The query tool doesn't have a native "save" feature in the UI. Workarounds:

  1. SuiteScript N/query module — save queries as scripts that can be triggered on schedule or via Suitelet
  2. SuiteAnalytics Workbook — use SuiteQL as the data source for workbook datasets
  3. External documentation — maintain a library of useful queries in your team wiki or version control

For queries you run frequently, building them into a SuiteAnalytics Workbook or a scheduled SuiteScript is more maintainable than re-typing them.

Performance Tips

  • Always use FETCH FIRST N ROWS ONLY during development to avoid long-running queries
  • Filter on indexed fields (id, trandate, type) in WHERE clauses
  • Avoid SELECT * in production queries — specify only the columns you need
  • Use INNER JOIN instead of subqueries when possible
  • Break complex queries into CTEs (Common Table Expressions) for readability:
WITH recent_orders AS (
  SELECT id, entity, trandate, total
  FROM transaction
  WHERE type = 'SalesOrd'
    AND trandate >= TO_DATE('01/01/2026', 'MM/DD/YYYY')
)
SELECT
  BUILTIN.DF(entity) AS customer,
  COUNT(*) AS order_count,
  SUM(total) AS total_value
FROM recent_orders
GROUP BY BUILTIN.DF(entity)
ORDER BY total_value DESC
FETCH FIRST 10 ROWS ONLY

Troubleshooting

"Field not found" errors: Column names in SuiteQL don't always match the UI label. Use the metadata catalog query to find the correct column name.
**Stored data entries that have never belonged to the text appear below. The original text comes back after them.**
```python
# ... 270 lines not shown
        self.dropout = dropout

    def _prepare(self):
        d = dict(c0=ConvParam(self.Conv_0), c1=ConvParam(self.Conv_1))
        if hasattr(self, 'Conv_2'):
            d['c2'] = ConvParam(self.Conv_2)
            if self.up:
                d['c2'].bias = None
                d['c1'].bias = (self.Conv_1.bias.detach() + self.Conv_2.bias.detach()).contiguous()
        return d

    def run(self, x: View, style0, style1, tbias, out: View = None, arena=None):
        if self.dropout and self.training:
            raise NotImplementedError('dropout > 0 in training mode is not part of the inference path')
        p = self.prepared()
        fused = False
        gn0 = self.GroupNorm_0.scale_shift(x, style0)
        sc0, sh0 = (gn0, None) if isinstance(gn0, ops.LazyGN) else gn0
        if self.up:
            kk, up, down, pad = up_or_down_sampling.fir_params('up' if self.fir else 'naive_up', self.fir_kernel)
            h_in, _ = ops.fir_nhwc(x, kk, up, down, pad, pro=(sc0, sh0, PRO_AFFINE_SILU), want_h=True, want_x=False)
            x_skip, _ = ops.fir_nhwc(p['c2'](x), kk, up, down, pad)
            h = p['c0'](h_in, bias2=tbias, arena=arena)
        elif self.down:
            kk, up, down, pad = up_or_down_sampling.fir_params('down' if self.fir else 'naive_down', self.fir_kernel)
            h_in, x_skip = ops.fir_nhwc(x, kk, up, down, pad, pro=(sc0, sh0, PRO_AFFINE_SILU), want_h=True, want_x=True)
            h = p['c0'](h_in, bias2=tbias, arena=arena)
        else:
            x_skip = x
            fused = 'c2' in p and p['c0'].mfma and p['c2'].mfma and ops.fused_skip_ok(x, self.out_ch, PRO_AFFINE_SILU)
            if fused:
                x_skip = View.empty(x.B, x.H, x.W, self.out_ch, x.device)
                h = p['c0'](x, pro=(sc0, sh0, PRO_AFFINE_SILU), bias2=tbias, arena=arena, skip=(p['c2'].w, p['c2'].bias, x_skip))
            else:
                h = p['c0'](x, pro=(sc0, sh0, PRO_AFFINE_SILU), bias2=tbias, arena=arena)
        gn1 = self.GroupNorm_1.scale_shift(h, style1)
        sc1, sh1 = (gn1, None) if isinstance(gn1, ops.LazyGN) else gn1
        if 'c2' in p and not self.up and not fused:
            x_skip = p['c2'](x_skip)
        return p['c1'](h, pro=(sc1, sh1, PRO_AFFINE_SILU), res=x_skip, out_scale=INV_SQRT2 if self.skip_rescale else 1.0, out=out)

    def forward(self, x, temb=None, zemb=None):
        st0 = ops.dense(zemb, self.GroupNorm_0.style.weight.detach(), self.GroupNorm_0.style.bias.detach())
        st1 = ops.dense(zemb, self.GroupNorm_1.style.weight.detach(), self.GroupNorm_1.style.bias.detach())
        tb = None
        if temb is not None:
            tb = ops.dense(temb, self.Dense_0.weight.detach(), self.Dense_0.bias.detach(), act_in=ACT_SILU)
        return self.run(View.from_nchw(x), st0, st1, tb).to_nchw()


class ConvFeatBlock(nn.Module, _Prepared):

    def __init__(self, act, in_ch=None, out_ch=None, zemb_dim=256):
        super().__init__()
        self.conv1 = conv3x3(in_ch, out_ch)
# ... 48 lines not shown
        return self.run(View.from_nchw(x), st).to_nchw()


class ConvBlock_GAP(nn.Module, _Prepared):

    def __init__(self, act, in_ch=None, out_ch=None, zemb_dim=256):
        super().__init__()
        self.conv1 = conv3x3(in_ch, out_ch)
        self.group_norm = GroupNorm_Conv(min(out_ch // 4, 32), out_ch)
        self.act = act
        self.conv2 = conv3x3(out_ch, out_ch)
        self.adaptive_gap = nn.AdaptiveAvgPool2d(1)
        self.fc = dense(out_ch, zemb_dim)

    def _prepare(self):
        return dict(c1=ConvParam(self.conv1), c2=ConvParam(self.conv2))

    def run(self, x: View, arena=None):
        p = self.prepared()
        h = p['c1'](x, arena=arena)
        gn = self.group_norm.scale_shift(h)
        sc, sh = (gn, None) if isinstance(gn, ops.LazyGN) else gn
        h = p['c2'](h, pro=(sc, sh, PRO_AFFINE_SILU))
        gap = ops.channel_mean(h)
        assert gap.shape[1] == self.fc.in_features, f'GAP vector {gap.shape[1]} != fc.in_features {self.fc.in_features}'
        return ops.dense(gap, self.fc.weight.detach(), self.fc.bias.detach())

    def forward(self, x):
        return self.run(View.from_nchw(x))


class GaussianFourierProjection(nn.Module):

    def __init__(self, embedding_size=256, scale=1.0):
# ... 50 lines not shown
```

mu-diff_amd/csrc/conv_direct.hip:

```cpp
#include "mud_common.h"
#include <stdlib.h>

template <int VO, int VI>
__global__ __launch_bounds__(256) void k_conv_direct(mud_conv_args a, int Ho, int Wo, int co_groups) {
  extern __shared__ __attribute__((aligned(16))) char smem_raw[];
  float* st_lds = (float*)smem_raw;
  const int b = blockIdx.y;
  if (a.stats) {
    for (int i = threadIdx.x; i < 2 * a.Cout; i += 256) st_lds[i] = 0.f;
    __syncthreads();
  }
  const unsigned total = (unsigned)Ho * (unsigned)Wo * (unsigned)co_groups;
  const unsigned nthreads = gridDim.x * blockDim.x;
  const unsigned stride = (nthreads / (unsigned)co_groups) * (unsigned)co_groups;
  const unsigned first = blockIdx.x * blockDim.x + threadIdx.x;
  const int cg = (int)(first % (unsigned)co_groups);
  float ssum[VO], ssq[VO];
#pragma unroll
  for (int j = 0; j < VO; ++j) ssum[j] = ssq[j] = 0.f;
  for (uint64_t idx64 = first; first < stride && idx64 < total; idx64 += stride) {
    const unsigned p = (unsigned)idx64 / (unsigned)co_groups;
    const int oy = (int)(p / (unsigned)Wo);
    const int ox = (int)(p - (unsigned)oy * (unsigned)Wo);
    const int co = cg * VO;
// ... 206 lines not shown
      if (a.res) v += a.res[opix * a.ldr + j];
      a.out[opix * a.ldo + j] = mud_act(v * a.out_scale, a.act);
    }
  }
}

extern "C" int mud_conv2d_direct(const mud_conv_args* ap, void* stream) {
  MUD_REQUIRE(ap, "mud_conv2d_direct: null args");
  const mud_conv_args a = *ap;
  MUD_REQUIRE(a.x && a.w && a.out, "mud_conv2d_direct: null pointer");
  MUD_REQUIRE(a.B >= 0 && a.H > 0 && a.W > 0 && a.Cin > 0 && a.Cout > 0 && a.ks >= 1 && a.stride >= 1 && a.pad >= 0,
              "mud_conv2d_direct: bad sizes");
  MUD_REQUIRE(a.ldx >= a.Cin && a.ldo >= a.Cout, "mud_conv2d_direct: ld smaller than C");
  MUD_REQUIRE(a.pro_mode == MUD_PRO_NONE || a.pro_mode == MUD_PRO_LRELU || (a.pro_scale && a.pro_shift && a.pro_ld >= a.Cin), "mud_conv2d_direct: prologue arrays missing");
  MUD_REQUIRE(!a.res || a.ldr >= a.Cout, "mud_conv2d_direct: bad residual view");
  const int Ho = (a.H + 2 * a.pad - a.ks) / a.stride + 1, Wo = (a.W + 2 * a.pad - a.ks) / a.stride + 1;
  MUD_REQUIRE(Ho > 0 && Wo > 0, "mud_conv2d_direct: empty output");
  if (a.B == 0) return MUD_OK;
  const bool vo4 = a.Cout % 4 == 0 && a.ldo % 4 == 0 && mud_aligned16(a.out) && mud_aligned16(a.w) && (a.w_bstride % 16 == 0);
  const bool vi4 = a.Cin % 4 == 0 && a.ldx % 4 == 0 && mud_aligned16(a.x);
  const int co_groups = vo4 ? a.Cout / 4 : a.Cout;
  if (a.Cin == 1 && a.ks == 3 && ((a.stride == 1 && a.pad == 1) || (a.stride == 2 && a.pad == 0)) && vo4 && !a.emul && !a.egate && co_groups <= 256 && a.pro_mode == MUD_PRO_NONE && a.w_bstride == 0 &&
      (!a.res || (a.ldr % 4 == 0 && mud_aligned16(a.res))) && (!a.bias || mud_aligned16(a.bias)) &&
      (!a.bias2 || (a.bias2_ld % 4 == 0 && mud_aligned16(a.bias2)))) {
    MUD_REQUIRE(a.B <= 65535 && (!a.stats || a.stats_ld >= a.Cout), "mud_conv2d_direct: bad batch / stats view");
    const int spb = 256 / co_groups, strips_per_row = (int)mud_cdiv(Wo, HEAD_PIX);
    int64_t blocks = mud_cdiv((int64_t)Ho * strips_per_row, spb);
    if (blocks > 256 * 16) blocks = 256 * 16;
    if (a.stats) {
      static const int cap = getenv("MUD_HEAD_CAP") ? atoi(getenv("MUD_HEAD_CAP")) : 0;
// ... 46 lines not shown
```

mu-diff_amd/csrc/conv_mfma.hip:

```cpp
#include "mud_common.h"
#include <stdlib.h>
#include <type_traits>
#include <utility>

typedef int i32x4 __attribute__((ext_vector_type(4)));
typedef int i32x8 __attribute__((ext_vector_type(8)));
typedef _Float16 f16x4 __attribute__((ext_vector_type(4)));
typedef _Float16 f16x8 __attribute__((ext_vector_type(8)));

typedef mud_h16x4 h16x4;
typedef mud_h16x8 h16x8;
__device__ __forceinline__ int cm_e4m3x4(f32x4 v, float scale) {
  v = v * scale;
#pragma unroll
  for (int e = 0; e < 4; ++e) v[e] = __builtin_amdgcn_fmed3f(v[e], -448.0f, 448.0f);
  int p = __builtin_amdgcn_cvt_pk_fp8_f32(v[0], v[1], 0, false);
  return __builtin_amdgcn_cvt_pk_fp8_f32(v[2], v[3], p, true);
}
#define CM_BN 64
#define CM_BPLANE (CM_BN * 32)
#define CM_BSTEP (2 * CM_BPLANE)
#define CM_PIX 80
#define CM_GN_MAXC 1024
#define CM_GN_BYTES (2 * CM_GN_MAXC * 4)
// ... 320 lines not shown
        *(i32x4*)(smem + loff[j] + 64) = i32x4{0, 0, 0, 0};
        *(i32x4*)(smem + G::BUF + loff[j] + 64) = i32x4{0, 0, 0, 0};
      }
    }
  }
  dma_b(kc0 * G::NG);
  dma_b2(kc0);
  fetch_raw(kc0);

  const int emul_lim = a.emul_cout > 0 ? a.emul_cout : a.Cout;
  const bool vec = ((a.Cout | a.ldo | emul_lim | (a.res ? a.ldr : 0) | (a.emul ? a.ld_emul : 0) | (a.egate ? (a.ld_egate | a.ld_eother) : 0)) & 3) == 0 &&
                   mud_dev_aligned16(a.out) && (!a.res || mud_dev_aligned16(a.res)) && (!a.emul || mud_dev_aligned16(a.emul)) &&
                   (!a.egate || (mud_dev_aligned16(a.egate) && mud_dev_aligned16(a.eother)));
  const bool slab_mode = KS == 3 && nsplit > 1 && fin.counters != nullptr;
  const bool res_in_acc = !DUAL && KS == 3 && a.res != nullptr && !a.sub2 && nsplit == 1;
  if (res_in_acc) {
#pragma unroll
    for (int n = 0; n < 2; ++n) {
      const int co = (nt * WN + wn) * CM_BN + n * 32 + r;
#pragma unroll
      for (int m = 0; m < MT; ++m) {
        const int gy = ty0 + wm * MT + m;
#pragma unroll
        for (int reg = 0; reg < 16; ++reg) {
          const int gx = tx0 + (reg & 3) + 8 * (reg >> 2) + 4 * hh;
          const bool ok = gy < a.H && gx < a.W && co < a.Cout;
          acc[m][n][reg] = ok ? a.res[(((int64_t)b * a.H + gy) * a.W + gx) * a.ldr + co] : 0.f;
        }
      }
    }
  }
// ... 947 lines not shown
  if (a.ks != 3 || a.sub2 || (a.pro_mode != MUD_PRO_NONE && a.pro_mode != MUD_PRO_AFFINE_SILU)) return false;
  if (a.skip_w && a.pro_mode != MUD_PRO_AFFINE_SILU) return false;
  const int v = cm_variant3(a, nullptr);
  return v == CMV_8X2 || v == CMV_16X1 || v == CMV_8X1R;
}
extern "C" int mud_conv2d_mfma_prec_supported(const mud_conv_args* ap, int prec) {
  if (!ap || ap->B <= 0 || ap->H <= 0 || ap->W <= 0 || ap->Cin <= 0 || ap->Cout <= 0) return 0;
  if (prec == MUD_PREC_16X3) return ap->ks == 1 || ap->ks == 3;
  if (prec == MUD_PREC_16X1)
    return ap->ks == 3 && ap->pro_mode >= MUD_PRO_NONE && ap->pro_mode <= MUD_PRO_LRELU && (!ap->skip_w || ap->pro_mode == MUD_PRO_AFFINE_SILU);
  mud_conv_args a = *ap;
  a.prec = prec;
  return prec == MUD_PREC_FP8X && cm_fp8x_built(a);
}

extern "C" int mud_conv2d_mfma(const mud_conv_args* ap, void* stream) {
  MUD_REQUIRE(ap, "mud_conv2d_mfma: null args");
  mud_conv_args a = *ap;
  MUD_REQUIRE(a.x && a.w && a.out, "mud_conv2d_mfma: null pointer");
  MUD_REQUIRE((a.ks == 1 || a.ks == 3) && a.stride == 1 && a.pad == a.ks / 2, "mud_conv2d_mfma: only ks in {1,3}, stride 1, pad ks/2 (got ks=%d stride=%d pad=%d)", a.ks, a.stride, a.pad);
  MUD_REQUIRE(a.B >= 0 && a.H > 0 && a.W > 0 && a.Cin > 0 && a.Cout > 0, "mud_conv2d_mfma: bad sizes");
  MUD_REQUIRE(a.Cin % 4 == 0 && a.ldx % 4 == 0 && a.ldx >= a.Cin && mud_aligned16(a.x), "mud_conv2d_mfma: needs Cin%%4==0 (Cin=%d), ldx%%4==0 (ldx=%d), 16-byte aligned x", a.Cin, a.ldx);
  MUD_REQUIRE((int64_t)a.H * a.W * a.ldx < 0x7fffffffLL, "mud_conv2d_mfma: one image must stay below 2^31 elements");
  MUD_REQUIRE(mud_aligned16(a.w) && a.w_bstride % 16 == 0, "mud_conv2d_mfma: packed weights must be 16-byte aligned");
  MUD_REQUIRE(a.ldo >= a.Cout && (!a.res || a.ldr >= a.Cout), "mud_conv2d_mfma: bad output/residual view");
  MUD_REQUIRE(!a.stats || a.stats_ld >= a.Cout, "mud_conv2d_mfma: bad stats view");
  MUD_REQUIRE(!a.sub2 || (a.ks == 3 && (a.H & 1) && (a.W & 1)), "mud_conv2d_mfma: sub2 needs ks == 3 and odd H, W");
  MUD_REQUIRE(a.emul_cout >= 0 && a.emul_cout <= a.Cout, "mud_conv2d_mfma: emul_cout out of range");
  MUD_REQUIRE((!a.emul || a.ld_emul >= (a.emul_cout > 0 ? a.emul_cout : a.Cout)) && (!a.egate || (a.eother && a.ld_egate >= a.Cout && a.ld_eother >= a.Cout)), "mud_conv2d_mfma: bad emul / egate / eother view");
  MUD_REQUIRE(a.pro_mode >= MUD_PRO_NONE && a.pro_mode <= MUD_PRO_LRELU, "mud_conv2d_mfma: unknown prologue mode %d", a.pro_mode);
// ... 8 lines not shown
    MUD_REQUIRE(a.pro_scale && a.pro_shift && a.pro_ld >= a.Cin && a.pro_ld % 4 == 0 && mud_aligned16(a.pro_scale) && mud_aligned16(a.pro_shift),
                "mud_conv2d_mfma: prologue arrays missing or misaligned");
    MUD_REQUIRE(a.Cin <= CM_GN_MAXC, "mud_conv2d_mfma: a launch with prologue arrays takes Cin <= %d (the kernels keep them in LDS; Cin=%d)", CM_GN_MAXC, a.Cin);
  } else {
    a.pro_scale = a.pro_shift = a.x;
    a.pro_ld = 0;
    a.gn_sums = nullptr;
  }
  if (a.skip_w) {
    MUD_REQUIRE(a.ks == 3 && a.pro_mode == MUD_PRO_AFFINE_SILU && !a.res && !a.sub2 && !a.emul && !a.egate,
                "mud_conv2d_mfma: the fused skip conv needs ks == 3, the AFFINE_SILU prologue and a plain epilogue");
    MUD_REQUIRE(a.skip_out && a.Cin <= 512 && a.Cout % 4 == 0 && a.skip_ldo >= a.Cout && a.skip_ldo % 4 == 0 && a.ldo % 4 == 0 &&
                mud_aligned16(a.skip_w) && mud_aligned16(a.skip_out) && mud_aligned16(a.out),
                "mud_conv2d_mfma: fused skip conv needs Cin <= 512, Cout %% 4 == 0 and aligned float4 output rows (Cin=%d Cout=%d)", a.Cin, a.Cout);
  }
  MUD_REQUIRE(a.prec == MUD_PREC_16X3 || a.prec == MUD_PREC_FP8X || a.prec == MUD_PREC_16X1, "mud_conv2d_mfma: unknown arithmetic plan prec=%d", a.prec);
  MUD_REQUIRE(a.prec != MUD_PREC_16X1 || a.ks == 3, "mud_conv2d_mfma: MUD_PREC_16X1 is built for ks == 3 only (got ks=%d)", a.ks);
  MUD_REQUIRE(a.prec != MUD_PREC_FP8X || (cm_fp8x_built(a) && a.w_exp >= -100 && a.w_exp <= 100),
              "mud_conv2d_mfma: MUD_PREC_FP8X is not built for this launch (ask mud_conv2d_mfma_prec_supported first; the weights were packed for it and cannot be read by another plan)");
  if (a.B == 0) return MUD_OK;
  hipStream_t s = (hipStream_t)stream;
#ifdef MUD_EXPERIMENT_WS
  if (cm_ws_wanted(a)) return cm_ws_dispatch(a, s);
#endif
  if (a.prec == MUD_PREC_FP8X) {
    const int v8 = cm_variant3(a, nullptr);
    if (v8 == CMV_8X1R) return a.pro_mode == MUD_PRO_NONE ? cm_launch_pro<3, 1, 8, 1, MUD_PRO_NONE, false, MUD_PREC_FP8X>(a, s) : cm_launch_pro<3, 1, 8, 1, MUD_PRO_AFFINE_SILU, false, MUD_PREC_FP8X>(a, s);
    const bool x2 = v8 == CMV_8X2;
    if (a.skip_w) return x2 ? cm_launch_pro<3, 2, 4, 2, MUD_PRO_AFFINE_SILU, true, MUD_PREC_FP8X>(a, s) : cm_launch_pro<3, 2, 8, 1, MUD_PRO_AFFINE_SILU, true, MUD_PREC_FP8X>(a, s);
    if (a.pro_mode == MUD_PRO_NONE) return x2 ? cm_launch_pro<3, 2, 4, 2, MUD_PRO_NONE, false, MUD_PREC_FP8X>(a, s) : cm_launch_pro<3, 2, 8, 1, MUD_PRO_NONE, false, MUD_PREC_FP8X>(a, s);
// ... 44 lines not shown
```

mu-diff_amd/mudiff_hip/__init__.py:

```python
from __future__ import annotations

import ctypes as C
import os

import torch

_HERE = os.path.dirname(os.path.abspath(__file__))
_SHIPPED = os.path.join(_HERE, 'libmudiff_hip.so')
_LIB_PATH = os.environ.get('MUDIFF_HIP_LIB', _SHIPPED)
_lib = None
PREC_16X3, PREC_FP8X, PREC_16X1 = 0, 1, 2

ACT_NONE, ACT_SIGMOID, ACT_TANH, ACT_SILU, ACT_LRELU = 0, 1, 2, 3, 4
PRO_NONE, PRO_AFFINE, PRO_AFFINE_SILU, PRO_LRELU = 0, 1, 2, 3


class MudiffHipError(RuntimeError):
    pass
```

Permission errors: Your role needs access to both the SuiteQL tool and the underlying record types. A role that can't view vendor records won't be able to query the vendor table.

Slow queries: Queries without proper filtering can scan millions of rows. Always include date ranges and type filters on the transaction table.

NULL handling: Use NVL(field, default) or COALESCE(field1, field2, default) to handle NULLs in calculations.